The rich, vivid hue of ULTRAMARINE Linen came to define French painter Raoul Dufy’s art, filling coastal scenes across the Riviera with the entrancing, deepening shadows of night. Known today as one of art history’s greatest colourists Dufy embraced a joyous, technicolour approach to art, colouring paintings, prints, ceramics and textiles with tones as fresh and sparkling as champagne. But blue was the one he revered the most, partly because it defined the marine light of France that he so loved. But he also observed blue’s inherent purity, noting, “Blue is the only colour which maintains its own character in all its tones…it will always stay blue…whereas yellow is blackened in its shades, and fades away when lightened; red when darkened becomes brown, and diluted with white is no longer red, but another colour—pink.”
Dufy was born one of nine children to a poor family in Le Havre, France in 1877. After leaving school when he was just fourteen Dufy’s first job was as an office clerk with a coffee firm, where arrivals to the port of Le Havre containing potent aromas lit up his young imagination, investing in him a lifelong fascination with marinas and harbours. Dufy’s first taste of art came through sketching the wavering boats and flickering water here, a subject he would return to again and again throughout his career. From these humble beginnings Dufy moved on to evening classes at the École des Beaux-Arts in Paris, before earning a scholarship place to study full-time at the École Nationale Superieure des Beaux-Arts. There Dufy was taught by the Impressionist Léon Bonnat, who disapproved of Dufy’s radical, unnatural approach to colour.
Undeterred Dufy struggled on, but he initially failed to find recognition in his early career. A vital spark of inspiration hit in 1905, when Dufy first encountered the art of the French Fauves including Henri Matisse and Andre Derain. Finding a deep connection with their violent, explosive energy and heightened, exaggerated hues, Dufy quickly adopted a similar approach to painting, capturing views all across the Mediterranean coast with a light, carefree language and emotionally resonant colour. By the 1920s Dufy had found his signature style, painting loose, airy lines and washes of intensely bright colour onto a white ground, allowing their luminosity to shine through.
As his career progressed and gained momentum Dufy found himself naturally drawn to subjects conveying the lighter, joyous side of life, particularly scenes of splendour and spectacle such as horse races, regattas, concerts and marinas filled with noisy, clanging boats.

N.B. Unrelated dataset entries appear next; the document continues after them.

template <typename R, int CB, bool GRAD, bool XC, bool PL, typename ARGS>
__device__ __forceinline__ void dense_body(const ARGS& a) {
  constexpr bool TRAINK = is_train_args<ARGS>::value;
  static_assert(CB * ABD_NOUT <= 64, "the own-sum hand-off needs every partial row of the workgroup stored by wave 0");
  static_assert(!TRAINK || (GRAD && CB <= ABD_TRAIN_CB), "a train launch evaluates gradients for at most ABD_TRAIN_CB chains");
  extern __shared__ __align__(16) unsigned char smem[];
  const int G = a.G, N = a.N;
  const int tstride = G + 1;
  double2_t* tabs = reinterpret_cast<double2_t*>(smem);
  double* red = reinterpret_cast<double*>(tabs + CB * 2 * tstride);
  double* tab_e2 = red + ABD_WAVES_PER_BLOCK * ABD_NOUT;
  double* dict_n = tab_e2 + ABD_EXP2_TAB;
  double* dict_s = dict_n + ABD_XDICT;

  const int tid = threadIdx.x;
  const int lane = tid & 63;
  const int wave = __builtin_amdgcn_readfirstlane(tid >> 6);
  constexpr int NSUB = ABD_WAVES_PER_BLOCK / CB;
  const int c = wave % CB;
  const int sub = wave / CB;
  const int cbase = blockIdx.y * CB;
  int service = 0;
  if constexpr (TRAINK) {
    service = a.service;
    if (service && blockIdx.x == 0) {
      train_service(a, wave, lane);
      return;
    }
  }
  ChainPar p;
  bool chain_on = true;
  if constexpr (TRAINK) {
    const TrainChainArgs& tc = a.tc[c];
    chain_on = tc.action == ABD_TR_STEP;
    p.rw = nullptr;
    p.waner = tc.waner;
    p.iw = tc.iw;
    p.pl = tc.pl;
    p.cnt = tc.cnt;
    p.perm_n = p.temp_n = p.rho_n = p.init_n = p.perm_s = p.rho_s = p.init_s = p.b_n = p.d_n = p.b_s = p.d_s = 0.0;
    if (chain_on) {
      abdi::chain_par_from_tr(p, tc.st->pt[tc.use_slot].tr);
    }
  } else {
    p = a.ch[cbase + c];
  }

  ABD_STAMP(0);
  const int nblk = (int)gridDim.x - service;
  const int bid = (int)blockIdx.x - service;
  const int xcd = bid % 8, q8 = nblk / 8, rem8 = nblk % 8;
  const int blk = a.xcd_remap ? xcd * q8 + min(xcd, rem8) + bid / 8 : bid;

  if constexpr (!TRAINK) {
    const int n_fin = blockIdx.y == 0 ? a.prev_n_chains : 0;
    if (blk < n_fin) {
      finalize_chain<ABD_BLOCK>(a.prev_partials + (int64_t)blk * a.prev_blocks * ABD_NOUT, a.prev_blocks,
                     a.prev_out + (int64_t)blk * ABD_NOUT, reinterpret_cast<double*>(smem), tid, a.prev_tag);
      __syncthreads();
    }
  }

  double e2v[ABD_EXP2_TAB / ABD_BLOCK];
#pragma unroll
  for (int q = 0; q < ABD_EXP2_TAB / ABD_BLOCK; ++q) e2v[q] = a.exp2_tab[q * ABD_BLOCK + tid];
  double dv_n = 0.0, dv_s = 0.0;
  if (XC) {
    static_assert(ABD_XDICT == ABD_BLOCK, "one dictionary entry per thread");
    if (tid < a.n_dict_n) dv_n = a.dict_n[tid];
    if (tid < a.n_dict_s) dv_s = a.dict_s[tid];
  }

  auto range_start = [&](int r) { return r * a.rg_base + min(r, a.rg_extra) - a.rg_e_fin * min(r, a.rg_n_short); };
  auto range_of = [&](int r, int& r_lg, int& r_g0, int& r_rows) {
    const int pos = range_start(r);
    r_lg = G > 1 ? (int)__umulhi((uint32_t)pos, a.rg_g_magic) : pos;
    r_g0 = pos - r_lg * G;
    r_rows = range_start(r + 1) - pos;
  };
  int lg, g0, rows_left;
  range_of(blk * NSUB + sub, lg, g0, rows_left);
  if (TRAINK && !chain_on) rows_left = 0;
  int n_entries = rows_left > 0 ? g0 + 1 : 0;
#pragma unroll
  for (int s = 0; s < NSUB; ++s)
    if (NSUB > 1 && s != sub) {
      int o_lg, o_g0, o_rows;
      range_of(blk * NSUB + s, o_lg, o_g0, o_rows);
      n_entries = max(n_entries, o_rows > 0 ? o_g0 + 1 : 0);
    }
  if (TRAINK && !chain_on) n_entries = 0;
  ABD_STAMP(1);
#ifdef ABD_STAMPS
  if (a.stamps && wave == 0 && lane == 0 && blockIdx.y == 0) a.stamps[(int64_t)blockIdx.x * 16 + 9] = (unsigned long long)g0;
#endif

  const uint32_t* vbase = reinterpret_cast<const uint32_t*>(a.vw);
  const uint32_t* ibase = reinterpret_cast<const uint32_t*>(p.iw);
  PieceLoads<R, XC> pl;
  int g1 = min(G, g0 + rows_left);
  int j = lg * 64 + lane;
  uint32_t wi[ABD_SW], wv[ABD_SW];
  const bool first_inside = rows_left > 0 && j < N && g0 > 0;
  RowDesc<XC> rs_n = row_desc<R, XC>(a, 0, lg, g0), rs_s = row_desc<R, XC>(a, 1, lg, g0);
  if (rows_left > 0 && j < N) piece_issue_loads<R, XC, !PL>(a, rs_n, rs_s, ibase, vbase, p.waner, lane, j, g0, g1, pl);
  if (first_inside) state_issue_loads(ibase, vbase, 2u * (uint32_t)j, N, g0, wi, wv);
  long long n1 = 0, m1 = 0;
  if (blk == 0 && sub == 0 && chain_on) {
    n1 = p.cnt[0];
    m1 = p.cnt[1];
  }

  if (n_entries > 1) {
    if (NSUB >= 2) {
      if (sub == 0) fill_pow_table_wave(tabs + (c * 2 + 0) * tstride, p.rho_n, n_entries, lane);
      if (sub == 1) fill_pow_table_wave(tabs + (c * 2 + 1) * tstride, p.rho_s, n_entries, lane);
    } else {
      fill_pow_table_wave(tabs + (c * 2 + 0) * tstride, p.rho_n, n_entries, lane);
      fill_pow_table_wave(tabs + (c * 2 + 1) * tstride, p.rho_s, n_entries, lane);
    }
  }
  ABD_STAMP(2);
#pragma unroll
  for (int q = 0; q < ABD_EXP2_TAB / ABD_BLOCK; ++q) tab_e2[q * ABD_BLOCK + tid] = e2v[q];
  if (XC) {
    dict_n[tid] = dv_n;
    dict_s[tid] = dv_s;
  }
  ABD_STAMP(3);

  double acc[16];
#pragma unroll
  for (int k = 0; k < ABD_NACC; ++k) acc[k] = 0.0;

  const DenseChain kc = dense_chain(p);
  const double c2v = to_vgpr(ABD_EXP2_C2);
  const double2_t* tab_n = tabs + (c * 2 + 0) * tstride;
  const double2_t* tab_s = tabs + (c * 2 + 1) * tstride;
  if (NSUB == 1) {
    asm volatile("s_waitcnt lgkmcnt(0)" ::: "memory");
    __builtin_amdgcn_wave_barrier();
  } else {
    __syncthreads();
  }
  ABD_STAMP(4);

  double tn = 0.0, dn = 0.0, ts = 0.0, ds = 0.0;
  uint32_t cfn_hi = 0, cfs_hi = 0;
  ABD_STAMP(5);
  if (first_inside)
    dense_start_state(wi, wv, ibase, vbase, 2u * (uint32_t)j, N, g0, tab_n, tab_s, pl.wj != 0, tn, dn, ts, ds, cfn_hi, cfs_hi);
  ExposureSeen seen = {0, 0};
  if constexpr (PL) {
    seen.n = __builtin_amdgcn_ballot_w64(cfn_hi != 0);
    seen.s = __builtin_amdgcn_ballot_w64(cfs_hi != 0);
  }
  if (NSUB == 1) __syncthreads();
  ABD_STAMP(6);

  while (rows_left > 0) {
    rows_left -= g1 - g0;
    if (j < N) {
      if constexpr (PL)
        dense_walk_planes<R, GRAD, XC>(a, kc, rs_n, rs_s, dict_n, dict_s, plane_row(p.pl, lg, G), pl, lane, g0, g1, pl.wj != 0, tn, dn, ts, ds, cfn_hi,
                                       cfs_hi, seen, tab_e2, c2v, acc);
      else
        dense_walk<R, GRAD, XC>(a, kc, rs_n, rs_s, dict_n, dict_s, ibase, vbase, 2u * (uint32_t)j, pl, lane, g0, g1, pl.wj != 0, tn, dn, ts, ds, cfn_hi, cfs_hi,
                                tab_e2, c2v, acc);
    }
    if (rows_left <= 0) break;
    ++lg;
    g0 = 0;
    g1 = min(G, rows_left);
    j = lg * 64 + lane;
    tn = dn = ts = ds = 0.0;
    cfn_hi = cfs_hi = 0;
    seen.n = seen.s = 0;
    rs_n = row_desc<R, XC>(a, 0, lg, g0);
    rs_s = row_desc<R, XC>(a, 1, lg, g0);
    if (j < N) piece_issue_loads<R, XC, !PL>(a, rs_n, rs_s, ibase, vbase, p.waner, lane, j, g0, g1, pl);
  }

  ABD_STAMP(7);
  acc[ABD_NACC] = lane == 0 ? (double)n1 : 0.0;
  acc[ABD_NACC + 1] = lane == 0 ? (double)m1 : 0.0;
  acc[ABD_NACC + 2] = 0.0;
  const double tot = wave_reduce16(acc, lane);
  if ((lane & 3) == 0) red[wave * ABD_NOUT + reduce16_index(lane)] = tot;
  __syncthreads();
  bool own_sum = TRAINK;
  if constexpr (!TRAINK) own_sum = a.fin_count != nullptr;
  if (tid < CB * ABD_NOUT) {
    const int cc = tid / ABD_NOUT, k = tid % ABD_NOUT;
    double v = 0.0;
#pragma unroll
    for (int w = 0; w < NSUB; ++w) v += red[(w * CB + cc) * ABD_NOUT + k];
    double* dst = a.partials + ((int64_t)(cbase + cc) * nblk + blk) * ABD_NOUT + k;
    if (own_sum)
      __hip_atomic_store(dst, v, __ATOMIC_RELAXED, __HIP_MEMORY_SCOPE_AGENT);
    else
      *dst = v;
  }
  ABD_STAMP(8);
  if (!own_sum) return;

  int* flag = reinterpret_cast<int*>(red);
  __syncthreads();
  if constexpr (TRAINK) {
    if (nblk <= ABD_TRAIN_ONE_LEVEL) {
      if (wave == 0) {
        handoff_drain_stores();
        if (lane == 0) {
          const unsigned int old = handoff_count_in(a.fin_count);
          flag[0] = old + 1u == (unsigned int)nblk ? 1 : 0;
        }
      }
      __syncthreads();
      const bool last1 = flag[0] != 0;
      __syncthreads();
      if (!last1) return;
      ABD_STAMP(10);
      handoff_acquire();
      double* sm = reinterpret_cast<double*>(smem);
      double* sm_chain1 = sm + ABD_FIN_PARTS * ABD_NOUT;
#pragma unroll
      for (int cc = 0; cc < CB; ++cc) {
        if (a.tc[cc].action == ABD_TR_STEP) {
          sum_chain_coherent<ABD_BLOCK>(a.partials + (int64_t)cc * nblk * ABD_NOUT, nblk, sm, tid);
          if (tid < ABD_NOUT) sm_chain1[cc * ABD_TRAIN_SM + tid] = sm[tid];
          __syncthreads();
        }
      }
      ABD_STAMP(11);
      if (wave < CB && a.tc[wave].action != ABD_TR_SKIP) train_step(a, a.tc[wave], sm_chain1 + wave * ABD_TRAIN_SM, lane);
      ABD_STAMP(12);
      if (tid == 0) __hip_atomic_store(a.fin_count, 0u, __ATOMIC_RELAXED, __HIP_MEMORY_SCOPE_AGENT);
      return;
    }
    unsigned int step_mask = 0;
#pragma unroll
    for (int cc = 0; cc < CB; ++cc) step_mask |= a.tc[cc].action == ABD_TR_STEP ? 1u << cc : 0u;
    double* sm_chain = reinterpret_cast<double*>(smem);
    if (!two_level_sums<CB>(a.partials, a.partials + (int64_t)CB * nblk * ABD_NOUT, a.fin_count, nblk, blk, step_mask, flag, sm_chain, tid)) return;
    if (wave < CB && a.tc[wave].action != ABD_TR_SKIP) train_step(a, a.tc[wave], sm_chain + wave * ABD_TRAIN_SM, lane);
  } else if (a.fin_count != nullptr) {
    if (wave == 0) {
      handoff_drain_stores();
      if (lane < CB) {
        const unsigned int old = handoff_count_in(a.fin_count + cbase + lane);
        flag[lane] = old + 1u == gridDim.x ? 1 : 0;
      }
    }
    __syncthreads();
    bool last[CB];
#pragma unroll
    for (int cc = 0; cc < CB; ++cc) last[cc] = flag[cc] != 0;
    __syncthreads();
#pragma unroll
    for (int cc = 0; cc < CB; ++cc) {
      if (last[cc]) {
        handoff_acquire();
        finalize_chain_coherent<ABD_BLOCK>(a.partials + (int64_t)(cbase + cc) * gridDim.x * ABD_NOUT, (int)gridDim.x,
                                           a.fin_out + (int64_t)(cbase + cc) * ABD_NOUT, reinterpret_cast<double*>(smem), tid, a.fin_tag);
        if (tid == 0) __hip_atomic_store(a.fin_count + cbase + cc, 0u, __ATOMIC_RELAXED, __HIP_MEMORY_SCOPE_AGENT);
        __syncthreads();
      }
    }
  }
}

The French Riviera was his favourite spot, where he travelled along Nice, the Bois Du Boulogne and Deauville to paint the wide-open views and mesmerising blue water surrounding him. The dazzlingly bright Sight of Marseille, 1925 captures the bustling life of this busy port town in a prismatic myriad of colours as horses and carts trundle along past a noisy jumble of houses. But rich ultramarine blue is the standout feature, forming rippling rivulets of movement across the horizon that echo in patches across the darkening sky.
In the later La flotte à Villefranche, 1926 the sun has truly set as moonlight washes intense, deep shades of aqua and indigo blue across the entire scene, capturing the mysterious excitement of a balmy summer night. Cork Trees in Vallauris returns to daylight, but Dufy’s trademark dark blue rustles through shadowy patches in the bunched leaves, lending them the motion and fluidity of water. By contrast, The Bay of Sainte-Adresse, is still and silent as sleepy boats and houses twinkle amidst flat, moonlight blue water. The sky is awash with a streak of vivid dark blue that bleeds slowly from daytime aqua into the pockets of night, a colour that ripples, dances and darkens the rooftops beyond.